Un fond toujours prenant

19500 dollars la tonne prend place dans un cadre très contemporain : des États-Unis hyperpuissants et ultralibéraux et tous leurs « alliés » avec, une vision réticulaire de la géopolitique et tout un tas d’affaires médiatico-financières (dont les révélations d’Edward Snowden) sur fond d’espionnage. Là où nous ne prenons plus la peine de savoir d’où viennent les produits que nous achetons, que nous transformons et que nous consommons, il y a toujours des dominants et des dominés. À quel prix devons-nous accepter de fermer les yeux ? La destruction économique, sociale et environnementale est bien partie, mais cela ne se fait pas de façon irrémédiable, il faut bien que des gens valident ces types de choix : Mister K dénonce, pour des raisons que le roman ne dévoile qu’à la toute fin, ceux qui ne font cela que pour le profit financier. L’intrigue dans son ensemble pose la question toute simple : quelle part un simple individu prend-il dans cette destruction systématique ?

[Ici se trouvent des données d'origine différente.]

@@ -482,48 +561,7 @@
       cost_all[(q * (C + 1) + slot) * nv + v - 1] =
           ncc_old_any<U8>(fast, pw_all + q * 108, sm[0], sm[1], sm[2], qx, qy, pc, B, v, pl);
     }
-    if (split) {
-      float* tb = wl + SC::tail(nv);
-      const int rpp = 64 / tail >= 6 ? 1 : 2, npc = 6 / rpp;
-      if (lane < tail * npc) {
-        const int j = jend + lane / npc, a0 = (lane % npc) * rpp;
-        job_decode<P>(cnt, j % S, q, r);
-        const int slot = ib_all[q * ibs + SC::ib_slots(nv) + r], v = j / S + 1;
-        const int cq = list[wbase + q];
-        const int qx = cq % W, qy = cq / W;
-        const Homog H = make_homography(pc, v, cpl_all[q * (C + 1) + slot]);
-        if (!center_outside(pc, v, H, qx, qy)) {
-          const bool fr = rcp_range_ok(H, (float)(qx - 5), (float)(qx + 5), (float)(qy - 5), (float)(qy + 5));
-          for (int a = a0; a < a0 + rpp; ++a) {
-            float* r3 = tb + ((lane / npc) * 6 + a) * 3;
-            if (fr) lds_row<U8, true>(pw_all + q * 108, qx, qy, pc, B, v, H, a, r3);
-            else lds_row<U8, false>(pw_all + q * 108, qx, qy, pc, B, v, H, a, r3);
-          }
-        }
-      }
-      wave_sync();
-      if (lane < tail) {
-        const int j = jend + lane;
-        job_decode<P>(cnt, j % S, q, r);
-        const int slot = ib_all[q * ibs + SC::ib_slots(nv) + r], v = j / S + 1;
-        const int cq = list[wbase + q];
-        const Homog H = make_homography(pc, v, cpl_all[q * (C + 1) + slot]);
-        float cst = 2.0f;
-        if (center_outside(pc, v, H, cq % W, cq / W)) {
-          count_work(B, 1, 0);
-        } else {
-          count_work(B, 1, 36);
-          float s_src = 0, s_ss = 0, s_rs = 0;
-          for (int a = 0; a < 6; ++a) {
-            const float* r3 = tb + (lane * 6 + a) * 3;
-            s_src += r3[0]; s_ss += r3[1]; s_rs += r3[2];
-          }
-          const float* sm = sums_all + q * 4;
-          cst = ncc_finalize_pre(sm[0], sm[1], sm[2], s_src, s_ss, s_rs);
-        }
-        cost_all[(q * (C + 1) + slot) * nv + v - 1] = cst;
-      }
-    }
+    if (split) pool_tail_split<U8>(tail, lane, wl + SC::tail(nv), pc, B, [&](int t) { return cv_job(jend + t); });
   }
   wave_sync();
   PHASE(3);
@@ -590,14 +628,33 @@
   view_sample_coop(sp, (int*)ref, nv, c, C, active, rs, vwl, B.vw + (size_t)center * DPE_MAX_IMAGES);
   PHASE(12);
   uint32_t tsv = 0; float wnorm = 0.0f;
-  if (c == 0) {
-    int ns = 0;
-    if (active) {
-      rng_seek(rs, 15);
-      for (int i = 0; i < nv; ++i) if (vwl[i] > 0) { setBit(tsv, i); wnorm += vwl[i]; sel_list[ns++] = i; }
-      sums_all[ps * 4 + 3] = wnorm;
-    }
-    misc[SC::MI_NSEL] = ns;
+  if constexpr (!kSpread) {
+    if (c == 0) {
+      int ns = 0;
+      if (active) {
+        rng_seek(rs, 15);
+        for (int i = 0; i < nv; ++i) if (vwl[i] > 0) { setBit(tsv, i); wnorm += vwl[i]; sel_list[ns++] = i; }
+        sums_all[ps * 4 + 3] = wnorm;
+      }
+      misc[SC::MI_NSEL] = ns;
+    }
+  } else {
+    for (int v0 = 0; v0 < nv; v0 += C) {
+      const bool on = active && v0 + c < nv && vwl[v0 + c] > 0;
+      tsv |= ((uint32_t)(__ballot(on) >> (lane - c)) & ((1u << C) - 1u)) << v0;
+    }
+    for (int v = c; v < nv; v += C)
+      if (isSet(tsv, v)) sel_list[__popc(tsv & ((1u << v) - 1u))] = v;
+    if (c == 0) {
+      if (active) {
+        rng_seek(rs, 15);
+        int wi = 0;
+        for (int i = 0; i < nv; ++i) wi += vwl[i];
+        wnorm = (float)wi;
+        sums_all[ps * 4 + 3] = wnorm;
+      }
+      misc[SC::MI_NSEL] = __popc(tsv);
+    }
   }
   wave_sync();
   PHASE(7);
@@ -639,7 +696,28 @@
     }
   }
   wave_sync();
-  if (active && c == 0) {
+  if constexpr (kSpread) {
+    const int l0 = lane - c;
+    const float4 pn = make_float4(__shfl(pnow.x, l0), __shfl(pnow.y, l0), __shfl(pnow.z, l0), __shfl(pnow.w, l0));
+    const float dn = __shfl(depth_now, l0);
+    if (active && c < 5) {
+      float4 h = pn;
+      if (c >= 1 && c <= 3) {
+        const float4 vd = view_direction(c0, x, y, c == 3 ? 1.0f : dn);
+        h = c == 3 ? perturbed_normal_vd(vd, pn, rnd + 5) : random_normal_vd(vd, rnd + 1);
+      }
+      float dep = dn;
+      if (c == 0 || c == 2) {
+        const float dmin = pc.P.depth_min, dmax = pc.P.depth_max;
+        dep = rnd[0] * (dmax - dmin) + dmin;
+      } else if (c == 4) {
+        const float dminp = (1 - 0.02f) * dn, dmaxp = (1 + 0.02f) * dn;
+        dep = rnd[4] * (dmaxp - dminp) + dminp;
+      }
+      h.w = dist2origin(c0, x, y, dep, h);
+      hyp[c] = h;
+    }
+  } else if (active && c == 0) {
     const float dmin = pc.P.depth_min, dmax = pc.P.depth_max;
     const float depth_rand = rnd[0] * (dmax - dmin) + dmin;
     const float4 prand = random_normal_from(c0, x, y, rnd + 1, depth_now);
@@ -662,7 +740,14 @@
     for (int q = 0; q < P; ++q) cnt[q] = 5 * ib_all[q * ibs + SC::IB_MISC];
     POOL_STAT(1, [&] { int t = 0; for (int q = 0; q < P; ++q) t += cnt[q]; return t; }());
     int q, r;
-    for (int j = lane; job_decode<P>(cnt, j, q, r); j += 64) {
+    int total = 0;
+#pragma unroll
+    for (int p = 0; p < P; ++p) total += cnt[p];
+    const int tail = total & 63;
+    const bool split = kWideTails && fast && tail > 0 && tail <= kTailMaxJobs;
+    if (tail > 0) TAIL_STAT(1, split ? tail_lanes_per_job(tail) : 1);
+    const int jend = split ? total - tail : total;
+    for (int j = lane; j < jend && job_decode<P>(cnt, j, q, r); j += 64) {
       const int* iq = ib_all + q * ibs;
       const int h = r % 5, k = r / 5;
       const int cq = list[wbase + q];
@@ -670,6 +755,14 @@
       ref_all[(q * 5 + h) * nv + k] = ncc_old_any<U8>(fast, pw_all + q * 108, sm[0], sm[1], sm[2], cq % W, cq / W, pc,
                                                       B, iq[SC::IB_SEL + k] + 1, hyp_all[q * 5 + h]);
     }
+    if (split)
+      pool_tail_split<U8>(tail, lane, wl + SC::tail(nv), pc, B, [&](int t) {
+        job_decode<P>(cnt, jend + t, q, r);
+        const int h = r % 5, k = r / 5;
+        const int cq = list[wbase + q];
+        return TailJob{pw_all + q * 108, sums_all + q * 4, ref_all + (q * 5 + h) * nv + k,
+                       cq % W, cq / W, ib_all[q * ibs + SC::IB_SEL + k] + 1, hyp_all[q * 5 + h]};
+      });
   }
   wave_sync();
   PHASE(10);
diff --git a/dpe-mvs_amd/csrc/pass_tables.h b/dpe-mvs_amd/csrc/pass_tables.h
--- /dev/null
+++ b/dpe-mvs_amd/csrc/pass_tables.h
@@ -0,0 +1,22 @@
+#pragma once
+#include <math.h>
+
+namespace dpe {
+
+constexpr int kSpatTaps = 36;
+
+inline void build_spat36(float ss, float* spat36) {
+  for (int k = 0; k < kSpatTaps; ++k) {
+    const float xd = (float)(-5 + 2 * (k / 6)), yd = (float)(-5 + 2 * (k % 6));
+    const float sd = sqrtf(xd * xd + yd * yd);
+    spat36[k] = -sd / (2.0f * ss * ss);
+  }
+}
+
+inline float baseline_length(const float* c0, const float* cs) {
+  const float d0 = c0[0] - cs[0], d1 = c0[1] - cs[1], d2 = c0[2] - cs[2];
+  const float tv = d0 * d0 + d1 * d1 + d2 * d2;
+  return sqrtf(tv);
+}
+
+}
diff --git a/dpe-mvs_amd/csrc/pool_tail.h b/dpe-mvs_amd/csrc/pool_tail.h
--- /dev/null
+++ b/dpe-mvs_amd/csrc/pool_tail.h
@@ -0,0 +1,35 @@
+#pragma once
+
+#if defined(__HIPCC__)
+#define TAIL_HD __host__ __device__
+#else
+#define TAIL_HD
+#endif
+
+namespace dpe {
+
+constexpr int kTailMaxJobs = 32;
+constexpr int kTailLdsJobs = 16;
+
+TAIL_HD constexpr int tail_lanes_per_job(int tail) {
+  return tail <= 10 ? 6 : tail <= kTailLdsJobs ? 3 : tail <= kTailMaxJobs ? 2 : 1;
+}
+
+struct TailLane {
+  int job;
+  int row0;
+  int rows;
+  bool last;
+};
+
+TAIL_HD constexpr TailLane tail_lane(int tail, int lane) {
+  const int npc = tail_lanes_per_job(tail), rpl = 6 / npc;
+  if (lane >= tail * npc) return TailLane{-1, 0, 0, false};
+  return TailLane{lane / npc, (lane % npc) * rpl, rpl, lane % npc == npc - 1};
+}
+
+TAIL_HD constexpr int tail_lds_slot(int tail, int job, int a) {
+  return tail_lanes_per_job(tail) == 2 ? (job * 3 + (a - 3)) * 3 : (job * 6 + a) * 3;
+}
+
+}
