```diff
+            const int c = kTileCols * (w0 + (o >> 1)) + 32 * (o & 1) + lr;
+            return c < pd.n2 ? c : -1;
+        };
+        const int cnt = min(__builtin_amdgcn_readlane(cnt_l, k), cap);
+        const int8_t *Cm = dir == 0 ? pd.B : pd.A;
+        const int8_t *Qm = dir == 0 ? pd.A : pd.B;
+        const int32_t *corrC = dir == 0 ? pd.corrB : pd.corrA;
+        const int32_t *corrQ = dir == 0 ? pd.corrA : pd.corrB;
+        int32_t *out = dir == 0 ? pd.m12 : pd.m21;
+        RescoreItem it0;
+        it0.q_sub = 0; it0.ip2 = 0;
+        if (j < cnt) it0 = rs_items[item0 + j];
+        v4i a[2][4];
+#pragma unroll
+        for (int bk = 0; bk < 2; ++bk) {
+            const int cs = max(cand_of(32 * bk + j), 0);
+#pragma unroll
+            for (int ks = 0; ks < 4; ++ks)
+                a[bk][ks] = *reinterpret_cast<const v4i *>(Cm + (size_t)cs * 128 + (ks * 2 + h) * 16);
+        }
+        {
+            const int c = cand_of(lane);
+            corr_s[wv][lane] = c >= 0 ? corrC[c] : INT_MIN;
+        }
+        __builtin_amdgcn_wave_barrier();
+        for (int qb = 0; qb < cnt; qb += 32) {
+            const bool live = qb + j < cnt;
+            RescoreItem it = it0;
+            if (qb > 0) {
+                it.q_sub = 0; it.ip2 = 0;
+                if (live) it = rs_items[item0 + qb + j];
+            }
+            const int q = it.q_sub >> 5, sub = it.q_sub & 31;
+            v4i bq[4];
+#pragma unroll
+            for (int ks = 0; ks < 4; ++ks)
+                bq[ks] = *reinterpret_cast<const v4i *>(Qm + (size_t)q * 128 + (ks * 2 + h) * 16);
+            const int cq = corrQ[q];
+            v16i acc[2];
+#pragma unroll
+            for (int bk = 0; bk < 2; ++bk) {
+                acc[bk] = __builtin_amdgcn_mfma_i32_32x32x32_i8(a[bk][0], bq[0], zero16, 0, 0, 0);
+#pragma unroll
+                for (int ks = 1; ks < 4; ++ks)
+                    acc[bk] = __builtin_amdgcn_mfma_i32_32x32x32_i8(a[bk][ks], bq[ks], acc[bk], 0, 0, 0);
+            }
+            int kbest = INT_MIN, ksec = INT_MIN;
+#pragma unroll
+            for (int bk = 0; bk < 2; ++bk)
+#pragma unroll
+                for (int g = 0; g < 4; ++g) {
+                    const int ob = 32 * bk + 8 * g + 4 * h;
+                    const v4i cc = *reinterpret_cast<const v4i *>(&corr_s[wv][ob]);
+#pragma unroll
+                    for (int e = 0; e < 4; ++e) {
+                        const int o = ob + e;
+                        int n;
+                        bool ok;
+                        if (dir == 1) {
+                            n = 16 * bk + 4 * g + e;
+                            ok = h == sub;
+                        } else {
+                            n = o - 2 * sub;
+                            ok = (unsigned)n < 32u;
+                        }
+                        const int key = ok && cc[e] != INT_MIN ? (acc[bk][4 * g + e] + cq + cc[e]) * 32 + n : INT_MIN;
+                        ksec = med3a(kbest, ksec, key);
+                        kbest = max(kbest, key);
+                    }
+                }
+            const int obest = __shfl_xor(kbest, 32), osec = __shfl_xor(ksec, 32);
+            const int wbest = max(kbest, obest);
+            const int wsec = max(min(kbest, obest), max(ksec, osec));
+            if (live && h == 0) {
+                const int pos = wbest & 31;
+                const int o = dir == 1 ? 32 * (pos >> 4) + (pos & 3) + 8 * ((pos >> 2) & 3) + 4 * sub : pos + 2 * sub;
+                const int idx = max(cand_of(o), 0);
+                const int rbest = wbest >> 5;
+                const int rsecond = max(wsec == INT_MIN ? INT_MIN : wsec >> 5, it.ip2);
+                const int res = accept_match(rbest, rsecond, idx, tab);
+                out[q] = res;
+                if (res >= 0 && rsecond == rbest) {
+                    const int slot = atomicAdd(exact_count, 1);
+                    if (slot < exact_cap) {
+                        ExactItem e;
+                        e.problem = p; e.dir = dir; e.query = q;
+                        exact_items[slot] = e;
+                    }
+                }
+            }
+        }
+        __builtin_amdgcn_wave_barrier();
+    }
+}
+
+void launch_match_rescore(const MatchProblem *d_problems, int num_problems, const int32_t *rs_count,
+    const RescoreItem *rs_items, int64_t total_buckets, LoweTable tab, ExactItem *exact_items, int32_t *exact_count,
+    int exact_cap, hipStream_t s)
+{
+    if (num_problems <= 0 || total_buckets <= 0) return;
+    const int64_t blocks = (total_buckets + 4 * kRescorePerWave - 1) / (4 * kRescorePerWave);
+    if (total_buckets > INT_MAX || blocks > INT_MAX) return;
+    hipLaunchKernelGGL(match_rescore_kernel, dim3((unsigned)blocks), dim3(256), 0, s, d_problems, num_problems,
+        rs_count, rs_items, (int)total_buckets, (int)blocks, tab, exact_items, exact_count, exact_cap);
 }
 
 template <int DIM, bool SIGNED>
```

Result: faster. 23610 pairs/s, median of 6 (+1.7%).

19500 dollars la tonne n’est pas mon roman préféré de Jean-Hugues Oppel, toutefois il semble ouvrir la voie à au moins une mini-série reprenant des personnages communs (avec par exemple Total Labrador), il faudra voir jusqu’où il poussera cette logique et si cela lui permet de créer un ensemble solide sur la destruction de nos vies pour des raisons économiques et financières. Pour le reste, il est certain que l’auteur n’a rien perdu de son envie de critiquer les grands de ce monde qui se permettent absolument tout.